DATA IN THIS EXERCISE:
void fill_res_args(const Ctx& c, int l, const float* xt, long xRowStride, const float* blend, float* seq_t,
                   Node16Args* a) {
  const Plan& P = c.P;
  a->xt = xt; a->xRowStride = xRowStride; a->C = P.Cl[l]; a->Cpad = P.Cpad[l];
// ... 24 lines not shown
  else a.px = c.ws + P.oPX[l] + (size_t)t * P.N * P.RB * NODE_PX_BLOCK;
  const bool save = c.train != nullptr && res != nullptr;
  const bool rows32 = (P.B <= 32 || P.N <= 256) && res != nullptr && !raw && !c.prec.node;
  const dim3 grid(node_items(P.N, P.B, rows32 ? 32 : 64));
  if (save) {
    const size_t at = (size_t)t * P.B * P.Np * H;
    a.svZ = c.train + c.R.oZ[l] + at; a.svR = c.train + c.R.oR[l] + at; a.svHC = c.train + c.R.oHC[l] + at;
    a.svZ2 = c.train + c.R.oZ2[l] + at; a.svR2 = c.train + c.R.oR2[l] + at; a.svHC2 = c.train + c.R.oHC2[l] + at;
  }
  const bool bf = c.prec.node && res != nullptr && !raw;
  if (phase == 1) {
    a.s = Hx; a.w = bf ? c.ws + P.oW16g[l] : c.prep + P.oWg[l]; a.zh = ZHx; a.r = R; a.raw = raw;
    ProfScope prof(MATGCN_PROF_GATE, s);
    return launch_node(GATE16, 0, save, rows32 ? 32 : 64, bf, zeroState, grid, s, a);
  }
  a.s = ZHx; a.w = bf ? c.ws + P.oW16u[l] : c.prep + P.oWu[l]; a.r = R; a.h = Hx; a.hout = Hx;
  ProfScope prof(MATGCN_PROF_UPDATE, s);
  if (res) {
    a.xt = res->xt; a.xRowStride = res->xRowStride; a.C = res->C; a.Cpad = res->Cpad;
    a.rg = res->rg; a.rgb = res->rgb; a.ru = res->ru; a.rub = res->rub;
    a.blend = res->blend; a.seq = res->seq; a.seqRowStride = res->seqRowStride;
    if (save && c.dropMask && l == P.L - 1 && t >= P.T - P.headT && a.seq) {
      a.dropMask = c.dropMask + (size_t)(t - (P.T - P.headT)) * P.N * H;
      a.dropRowStride = (long)P.headT * P.N * H;
      a.seqDrop = c.train + c.R.oSeqDrop + (a.seq - (c.ws + P.oSeq[l]));
    }
  }
  return launch_node(UPDATE16, res ? 1 : 0, save, rows32 ? 32 : 64, bf, zeroState, grid, s, a);
}

int cell_step(const Ctx& c, int l, int t, float* raw, bool gateOnly, const Node16Args* res, hipStream_t s) {
  RETURN_IF(cell_phase(c, l, t, 0, raw, res, s));
  RETURN_IF(cell_phase(c, l, t, 1, raw, res, s));
  if (gateOnly) return MATGCN_OK;
  RETURN_IF(cell_phase(c, l, t, 2, nullptr, res, s));
  return cell_phase(c, l, t, 3, nullptr, res, s);
}

int res_step(const Ctx& c, int l, const float* xt, long xRowStride) {
  const Plan& P = c.P;
  Node16Args a;
  memset(&a, 0, sizeof(a));
  a.s = c.ws + P.oHx[l]; a.hout = c.ws + P.oHx[l];
  a.rows = P.B; a.N = P.N; a.Np = P.Np; a.Ks = P.Ks;
  fill_res_args(c, l, xt, xRowStride, nullptr, nullptr, &a);
  ProfScope prof(MATGCN_PROF_RES, c.s);
  return launch_node(UPDATE16, 2, false, 64, false, false, dim3(node_items(P.N, P.B, 64)), c.s, a);
}

int zero_async(float* p, long floats, hipStream_t s) {
  return hipMemsetAsync(p, 0, (size_t)floats * sizeof(float), s) == hipSuccess ? MATGCN_OK : MATGCN_ERR_LAUNCH;
}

WHAT IS NEEDED:
Return only the lines above that run from the opening line through the line containing "if (phase == 1)", exactly as written.

RESPONSE TO THE TASK:
void fill_res_args(const Ctx& c, int l, const float* xt, long xRowStride, const float* blend, float* seq_t,
                   Node16Args* a) {
  const Plan& P = c.P;
  a->xt = xt; a->xRowStride = xRowStride; a->C = P.Cl[l]; a->Cpad = P.Cpad[l];
// ... 24 lines not shown
  else a.px = c.ws + P.oPX[l] + (size_t)t * P.N * P.RB * NODE_PX_BLOCK;
  const bool save = c.train != nullptr && res != nullptr;
  const bool rows32 = (P.B <= 32 || P.N <= 256) && res != nullptr && !raw && !c.prec.node;
  const dim3 grid(node_items(P.N, P.B, rows32 ? 32 : 64));
  if (save) {
    const size_t at = (size_t)t * P.B * P.Np * H;
    a.svZ = c.train + c.R.oZ[l] + at; a.svR = c.train + c.R.oR[l] + at; a.svHC = c.train + c.R.oHC[l] + at;
    a.svZ2 = c.train + c.R.oZ2[l] + at; a.svR2 = c.train + c.R.oR2[l] + at; a.svHC2 = c.train + c.R.oHC2[l] + at;
  }
  const bool bf = c.prec.node && res != nullptr && !raw;
  if (phase == 1) {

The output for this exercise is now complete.